When samples from all over the world were grouped, the researchers found farm-raised Atlantic salmon had significantly higher levels of 13 toxins when compared with wild Pacific salmon. Breaking it down by region, the researchers found levels of all 14 toxins were significantly elevated in both European and North American farm-raised salmon when compared with wild Pacific salmon. Levels of only six toxins were significantly elevated in South American farm-raised salmon. Levels of two toxins (HCB and lindane) were actually significantly lower in farm-raised South American salmon than in wild salmon species.
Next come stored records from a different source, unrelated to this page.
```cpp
int gm_model_profile(gm_model* m, int kind_mask) {
    GM_REQUIRE(m, GM_ERR_INVALID_ARGUMENT, "gm_model_profile: null model");
    if (!m->prof) {
        if (!kind_mask) return GM_OK;
        m->prof = new ProfState();
    }
    for (int k = 0; k < PROF_KINDS; ++k)
        if (((kind_mask & ~m->prof->mask) >> k) & 1) m->prof->count[k] = m->prof->dropped[k] = 0;
    m->prof->mask = kind_mask;
    return GM_OK;
}

int gm_model_profile_query(const gm_model* m, int kind, int64_t* launches, double* total_ms) {
    GM_REQUIRE(m && kind >= 0 && kind < PROF_KINDS && launches && total_ms, GM_ERR_INVALID_ARGUMENT, "gm_model_profile_query: bad argument");
    *launches = 0;
    *total_ms = 0.0;
    const ProfState* p = m->prof;
    if (!p) return GM_OK;
    *launches = p->dropped[kind] ? -(int64_t)(p->count[kind] + p->dropped[kind]) : p->count[kind];
    for (int i = 0; i < p->count[kind]; ++i) {
        GM_HIP_CHECK(hipEventSynchronize(p->stop[kind][i]));
        float ms = 0.f;
        GM_HIP_CHECK(hipEventElapsedTime(&ms, p->start[kind][i], p->stop[kind][i]));
        *total_ms += ms;
    }
    return GM_OK;
}

size_t gm_rollout_workspace_bytes(const gm_model_desc* desc, int64_t n, int K) {
    if (!desc || n < 0 || K < 1) return 0;
    return carve_rollout(nullptr, desc, n, K).bytes;
}

int gm_rollout_step(const gm_model* m, float* obs, int64_t n, const gm_feature_desc* fd, int K, const int32_t* rigid_rank,
                    const float* rigid_target, float* pred_acc_out, void* ws, size_t ws_bytes, void* stream) {
    gm::DevGuard dev_guard(obs);
    GM_REQUIRE(m && obs && fd && ws, GM_ERR_INVALID_ARGUMENT, "gm_rollout_step: null pointer");
    const int F = 3 * (fd->k_steps - 1) + 7 + (fd->control_col >= 0 ? 3 : 0);
    GM_REQUIRE(m->d.node_dim == F, GM_ERR_INVALID_ARGUMENT, "gm_rollout_step: model node_dim=%d but features give %d", m->d.node_dim, F);
    GM_REQUIRE(m->d.edge_dim == 4 && m->d.out_dim == 3, GM_ERR_INVALID_ARGUMENT, "gm_rollout_step: needs edge_dim=4, out_dim=3 (3-D scene)");
    GM_REQUIRE(n < ((int64_t)1 << 31) / (K > 0 ? K : 1), GM_ERR_UNSUPPORTED, "gm_rollout_step: n*max_neighbours overflows int32");
    RolloutWs r = carve_rollout(ws, &m->d, n, K);
    GM_REQUIRE(ws_bytes >= r.bytes, GM_ERR_WORKSPACE, "gm_rollout_step: workspace %zu < %zu", ws_bytes, r.bytes);
    if (n == 0) return GM_OK;
    const int64_t cap = n * K;
    int rc;
    hipStream_t hs = (hipStream_t)stream;
    {
        StepClear clr;
        rc = graph_clear_jobs(clr, carve_graph(r.graph, n, K), n);
        if (rc == GM_OK) rc = csr_clear_jobs(clr, carve_csr(r.csr, n, cap), n, m->d.flow);
        FwdWs f = carve_fwd(r.fwd, m->Hp, n, cap, cap);
        if (rc == GM_OK) rc = clr.add(reinterpret_cast<int*>(f.agg), (long long)n * m->Hp, 0);
        if (rc != GM_OK) return rc;
        ProfScope prof(m->prof, PROF_REST, hs);
        rc = gm::rollout_pre_features(obs, n, fd, rigid_rank, rigid_target, r.x, hs, &clr);
    }
    if (rc != GM_OK) return rc;
    const float* last_pos = obs + (size_t)(fd->k_steps - 1) * n * fd->data_dim + fd->cart_col;
    {
        ProfScope prof(m->prof, PROF_GRAPH, hs);
        rc = gm::radius_graph_build_fused(last_pos, fd->data_dim, n, fd->nodes_per_graph > 0 ? fd->nodes_per_graph : n, fd->conn_r, K,
                                          r.graph, r.graph_bytes, r.csr, r.csr_bytes, m->d.flow, hs);
    }
    if (rc != GM_OK) return rc;
    {
        ProfScope prof(m->prof, PROF_REST, hs);
        rc = gm::csr_from_graph_fused(r.graph, n, K, r.csr, r.csr_bytes, last_pos, fd->data_dim, (float)fd->conn_r, r.edge_attr,
                                      m->d.flow, hs);
    }
    if (rc != GM_OK) return rc;
    rc = epd_forward_impl(m, r.x, n, r.edge_attr, 1, r.csr, cap, r.pred, r.fwd, r.fwd_bytes, stream, true,
                          fd->nodes_per_graph > 0 ? fd->nodes_per_graph : n);
    if (rc != GM_OK) return rc;
    ProfScope prof(m->prof, PROF_REST, hs);
    return gm::rollout_integrate_post(obs, n, fd, r.pred, rigid_rank, rigid_target, pred_acc_out, hs);
}

size_t gm_rollout_renumber_workspace_bytes(const gm_feature_desc* fd, int64_t n) {
    if (!fd || n < 0 || fd->k_steps < 1 || fd->data_dim < 1) return 0;
    return carve_renumber(nullptr, fd, n).bytes;
}

int gm_rollout(const gm_model* m, float* obs, int64_t n, const gm_feature_desc* fd, int K, const int32_t* rigid_rank,
               const float* rigid_targets, int64_t n_targets, int64_t n_rigid, int64_t steps, float* record_last,
               int64_t renumber_every, void* renumber_ws, size_t renumber_ws_bytes, void* ws, size_t ws_bytes, void* stream) {
    gm::DevGuard dev_guard(obs);
    GM_REQUIRE(m && obs && fd && ws, GM_ERR_INVALID_ARGUMENT, "gm_rollout: null pointer");
    GM_REQUIRE(steps >= 0 && n_targets >= 0 && n_rigid >= 0 && renumber_every >= 0, GM_ERR_INVALID_ARGUMENT, "gm_rollout: negative count");
    GM_REQUIRE(rigid_targets || n_targets == 0 || n_rigid == 0, GM_ERR_INVALID_ARGUMENT, "gm_rollout: n_targets > 0 without rigid_targets");
    GM_REQUIRE(!rigid_targets || rigid_rank, GM_ERR_INVALID_ARGUMENT, "gm_rollout: rigid_targets need rigid_rank");
    hipStream_t hs = (hipStream_t)stream;
    const size_t frame = (size_t)n * fd->data_dim;
    const bool renum = renumber_every > 0 && n > 0 && steps > 0;
    RenumberWs rw{};
    RolloutWs r{};
    if (renum) {
        GM_REQUIRE(renumber_ws, GM_ERR_INVALID_ARGUMENT, "gm_rollout: renumber_every > 0 needs renumber_ws (gm_rollout_renumber_workspace_bytes)");
        rw = carve_renumber(renumber_ws, fd, n);
        GM_REQUIRE(renumber_ws_bytes >= rw.bytes, GM_ERR_WORKSPACE, "gm_rollout: renumber workspace %zu < %zu", renumber_ws_bytes, rw.bytes);
        GM_REQUIRE(n < ((int64_t)1 << 31) / (K > 0 ? K : 1), GM_ERR_UNSUPPORTED, "gm_rollout: n*max_neighbours overflows int32");
        r = carve_rollout(ws, &m->d, n, K);
        GM_REQUIRE(ws_bytes >= r.bytes, GM_ERR_WORKSPACE, "gm_rollout: workspace %zu < %zu", ws_bytes, r.bytes);
    }
    float* state = obs;
    const int* rank = rigid_rank;
    const int* total = nullptr;
    int flip = 0;
    for (int64_t i = 0; i < steps; ++i) {
        if (renum && i % renumber_every == 0) {
            const float* last_pos = state + (size_t)(fd->k_steps - 1) * frame + fd->cart_col;
            int rc = gm::cell_order(last_pos, fd->data_dim, n, fd->nodes_per_graph > 0 ? fd->nodes_per_graph : n, fd->conn_r, K, r.graph,
                                    r.graph_bytes, rw.perm, hs);
            if (rc != GM_OK) return rc;
            rc = gm::renumber_gather(state, rw.state[flip], fd->k_steps, n, fd->data_dim, rw.perm, r.graph, total, rw.total[flip],
                                     rigid_rank, rigid_rank ? rw.rank : nullptr, hs);
            if (rc != GM_OK) return rc;
            state = rw.state[flip];
            total = rw.total[flip];
            rank = rigid_rank ? rw.rank : nullptr;
            flip ^= 1;
        }
        float* last = state + (size_t)(fd->k_steps - 1) * frame;
        const float* target = i < n_targets ? rigid_targets + (size_t)i * n_rigid * 3 : nullptr;
        if (record_last) {
            int rc = fd->control_col >= 0 ? gm_state_pre(state, n, fd, rank, target, stream) : GM_OK;
            if (rc != GM_OK) return rc;
            if (total) rc = gm::renumber_scatter(last, record_last + (size_t)i * frame, 1, n, fd->data_dim, total, hs);
            else GM_HIP_CHECK(hipMemcpyAsync(record_last + (size_t)i * frame, last, frame * sizeof(float), hipMemcpyDeviceToDevice, hs));
            if (rc != GM_OK) return rc;
        }
        int rc = gm_rollout_step(m, state, n, fd, K, rank, target, nullptr, ws, ws_bytes, stream);
        if (rc != GM_OK) return rc;
    }
    if (total) return gm::renumber_scatter(state, obs, fd->k_steps, n, fd->data_dim, total, hs);
    return GM_OK;
}

int gm_rollout_status(const void* ws, const gm_model_desc* desc, int64_t n, int K, int64_t* n_edges_host, void* stream) {
    gm::DevGuard dev_guard(ws);
    GM_REQUIRE(ws && desc && n_edges_host, GM_ERR_INVALID_ARGUMENT, "gm_rollout_status: null pointer");
    RolloutWs r = carve_rollout(const_cast<void*>(ws), desc, n, K);
    int rc = gm_radius_graph_num_edges(r.graph, n_edges_host, stream);
    if (rc != GM_OK) return rc;
    int64_t e2 = 0;
    return gm_csr_num_edges(r.csr, &e2, stream);
}

}
```

Before: 126.8 rollout steps/s.

## Fuse step-boundary integrate/pre-features kernels and prefetch neighbour cell runs

In the rollout loop, the integrate-post of one step and the pre-features of the next step are merged into a single step_boundary kernel that also runs the workspace clears. This removes a kernel launch and a separate pass over the observation buffer per step. The neighbour search kernel now assigns one of the 9 cell-row runs to each lane and prefetches the first candidate of six runs ahead, reducing load latency stalls. The change adds control-flow complexity and more registers in the neighbour kernel, and it touches out-of-range slot 0 for empty runs.

```diff
diff --git a/gnn_manip_amd/csrc/common.h b/gnn_manip_amd/csrc/common.h
--- a/gnn_manip_amd/csrc/common.h
+++ b/gnn_manip_amd/csrc/common.h
@@ -163,6 +163,8 @@
                          hipStream_t s, const StepClear* clear);
 int rollout_integrate_post(float* obs, int64_t n, const gm_feature_desc* d, const float* pred, const int* rank,
                            const float* target, float* pred_out, hipStream_t s);
+int rollout_step_boundary(float* obs, int64_t n, const gm_feature_desc* d, const float* pred, const int* rank, const float* target_post,
+                          const float* target_pre, float* out, hipStream_t s, const StepClear* clear);
 int renumber_gather(const float* in, float* out, int k, int64_t n, int D, const int* perm, const void* graph_ws, const int* total_in,
                     int* total_out, const int* rank_caller, int* rank_out, hipStream_t s);
 int renumber_scatter(const float* in, float* out, int frames, int64_t n, int D, const int* total, hipStream_t s);
diff --git a/gnn_manip_amd/csrc/features.hip b/gnn_manip_amd/csrc/features.hip
--- a/gnn_manip_amd/csrc/features.hip
+++ b/gnn_manip_amd/csrc/features.hip
@@ -107,12 +107,8 @@
     }
 }
 
-__global__ void __launch_bounds__(256) pre_features_kernel(float* __restrict__ obs, int64_t n, FeatParams P,
-                                                            const int* __restrict__ rank, const float* __restrict__ target,
-                                                            float* __restrict__ out, StepClear clr) {
-    const int64_t i = (int64_t)blockIdx.x * blockDim.x + threadIdx.x;
-    step_clear_run(clr, i, (long long)gridDim.x * blockDim.x);
-    if (i >= n) return;
+__device__ __forceinline__ void pre_features_row(float* __restrict__ obs, int64_t n, const FeatParams& P, const int* __restrict__ rank,
+                                                 const float* __restrict__ target, float* __restrict__ out, int64_t i) {
     const int64_t fs = n * P.D;
     float* row = obs + i * P.D;
     float* last = row + (int64_t)(P.k - 1) * fs;
@@ -153,12 +149,18 @@
         for (int a = 0; a < 3; ++a) b[7 + a] = __fdiv_rn(__fsub_rn(last[P.ctrl + a], P.vm[a]), P.vs[a]);
     }
 }
-
-__global__ void __launch_bounds__(256) integrate_post_kernel(float* __restrict__ obs, int64_t n, FeatParams P,
-                                                              const float* __restrict__ pred, const int* __restrict__ rank,
-                                                              const float* __restrict__ target, float* __restrict__ pred_out) {
-    const int64_t i = (int64_t)blockIdx.x * blockDim.x + threadIdx.x;
-    if (i >= n) return;
+__global__ void __launch_bounds__(256) pre_features_kernel(float* __restrict__ obs, int64_t n, FeatParams P,
+                                                            const int* __restrict__ rank, const float* __restrict__ target,
+                                                            float* __restrict__ out, StepClear clr) {
+    const int64_t i = (int64_t)blockIdx.x * blockDim.x + threadIdx.x;
+    step_clear_run(clr, i, (long long)gridDim.x * blockDim.x);
+    if (i >= n) return;
+    pre_features_row(obs, n, P, rank, target, out, i);
+}
+
+__device__ __forceinline__ void integrate_post_row(float* __restrict__ obs, int64_t n, const FeatParams& P, const float* __restrict__ pred,
+                                                   const int* __restrict__ rank, const float* __restrict__ target,
+                                                   float* __restrict__ pred_out, int64_t i) {
     const int64_t fs = n * P.D;
     float* row = obs + i * P.D;
     const float* l1 = row + (int64_t)(P.k - 1) * fs + P.cart;
@@ -183,6 +185,24 @@
 #pragma unroll
         for (int a = 0; a < 3; ++a) last[P.cart + a] = target[(int64_t)rk * 3 + a];
     }
+}
+__global__ void __launch_bounds__(256) integrate_post_kernel(float* __restrict__ obs, int64_t n, FeatParams P,
+                                                              const float* __restrict__ pred, const int* __restrict__ rank,
+                                                              const float* __restrict__ target, float* __restrict__ pred_out) {
+    const int64_t i = (int64_t)blockIdx.x * blockDim.x + threadIdx.x;
+    if (i >= n) return;
+    integrate_post_row(obs, n, P, pred, rank, target, pred_out, i);
+}
+
+__global__ void __launch_bounds__(256) step_boundary_kernel(float* __restrict__ obs, int64_t n, FeatParams P,
+                                                             const float* __restrict__ pred, const int* __restrict__ rank,
+                                                             const float* __restrict__ target_post, const float* __restrict__ target_pre,
+                                                             float* __restrict__ out, StepClear clr) {
+    const int64_t i = (int64_t)blockIdx.x * blockDim.x + threadIdx.x;
+    step_clear_run(clr, i, (long long)gridDim.x * blockDim.x);
+    if (i >= n) return;
+    integrate_post_row(obs, n, P, pred, rank, target_post, nullptr, i);
+    pre_features_row(obs, n, P, rank, target_pre, out, i);
 }
 
 __global__ void __launch_bounds__(1024) rigid_rank_kernel(const float* __restrict__ obs, int64_t n, FeatParams P,
@@ -354,6 +374,16 @@
     return GM_OK;
 }
 
+int rollout_step_boundary(float* obs, int64_t n, const gm_feature_desc* d, const float* pred, const int* rank, const float* target_post,
+                          const float* target_pre, float* out, hipStream_t s, const StepClear* clear) {
+    FeatParams P;
+    int rc = to_params(d, &P, "gm_rollout");
+    if (rc != GM_OK) return rc;
+    hipLaunchKernelGGL(step_boundary_kernel, dim3((unsigned)cdiv(n, 256)), dim3(256), 0, s, obs, n, P, pred, rank, target_post, target_pre,
+                       out, clear ? *clear : StepClear{});
+    GM_LAUNCH_CHECK();
+    return GM_OK;
+}
 
 
 __global__ void __launch_bounds__(256) node_features_bwd_kernel(const float* __restrict__ obs, int64_t n, FeatParams P,
diff --git a/gnn_manip_amd/csrc/graph.hip b/gnn_manip_amd/csrc/graph.hip
--- a/gnn_manip_amd/csrc/graph.hip
+++ b/gnn_manip_amd/csrc/graph.hip
@@ -391,6 +391,8 @@
 constexpr int NB_CAP = 96;
 constexpr int NB_STRIDE = NB_CAP + 1;
 constexpr int NB_QPB = 256 / NB_LPQ;
+constexpr int NB_RUNS = 9;
+constexpr int NB_PF = 6;
 
 __global__ void __launch_bounds__(256) neighbor_fast_kernel(const float4* __restrict__ sorted,
                                                              const int* __restrict__ cell_start,
@@ -416,36 +418,49 @@
     int* lj = sj + ql * NB_STRIDE;
     int count = 0;
     const int x0 = max(cx - 1, 0), x1 = min(cx + 1, dx - 1);
-    if (active) {
-        for (int z = max(cz - 1, 0); z <= min(cz + 1, dz - 1); ++z) {
-            for (int y = max(cy - 1, 0); y <= min(cy + 1, dy - 1); ++y) {
-                const int row = cbase + (z * dy + y) * dx;
-                const int b = cell_start[row + x0], e = cell_start[row + x1 + 1];
-                for (int c0 = b; c0 < e; c0 += NB_LPQ) {
-                    const int c = c0 + sub;
-                    bool in = false;
-                    double d2 = 0.0;
-                    int j = 0;
-                    if (c < e) {
-                        const float4 p = sorted[c];
-                        double d = qx - (double)p.x;
-                        d2 = __dmul_rn(d, d);
-                        d = qy - (double)p.y;
-                        d2 = __dadd_rn(d2, __dmul_rn(d, d));
-                        d = qz - (double)p.z;
-                        d2 = __dadd_rn(d2, __dmul_rn(d, d));
-                        in = d2 <= r2;
-                        j = __float_as_int(p.w);
-                    }
-                    const unsigned m = (unsigned)(__ballot(in) >> grp_shift) & ((1u << NB_LPQ) - 1u);
-                    const int pos = count + __popc(m & ((1u << sub) - 1u));
-                    if (in && pos < NB_CAP) {
-                        ld[pos] = d2;
-                        lj[pos] = j;
-                    }
-                    count += __popc(m);
-                }
+    int rb, re;
+    {
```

Only PCBs, dioxins, dieldrin and toxaphene were used to calculate consumption safety guidelines, because the researchers deemed these four toxins to most strongly impact human health.

The researchers also found that toxin levels in European farm-raised salmon were significantly higher than in North American or South American farm-raised salmon. Levels of PCBs, dioxins, toxaphene and dieldrin were highest in farmed salmon from Scotland and the Faroe Islands (Denmark) and lowest in farmed salmon from Chile and Washington state, though Hites pointed out that even these comparatively uncontaminated South American salmon had high levels of other toxins.

Hites and his colleagues also measured toxin levels in “salmon chow,” a mixture of ground-up fish and oil fed to farm-raised salmon. They found a strong correlation between the toxicities of chow and salmon, suggesting toxins are passed into the salmon from their feed.

Jeffrey Foran (University of Michigan), David Carpenter (University at Albany), M. Coreen Hamilton (AXYS Analytical Services Ltd.), Barbara Knuth and Steven Schwager (Cornell University) and Amy Matthews Amos (Turnstone Consulting, West Virginia) also contributed to the study, which was funded by a grant to the University at Albany from the Pew Charitable Trusts’ Environmental Division.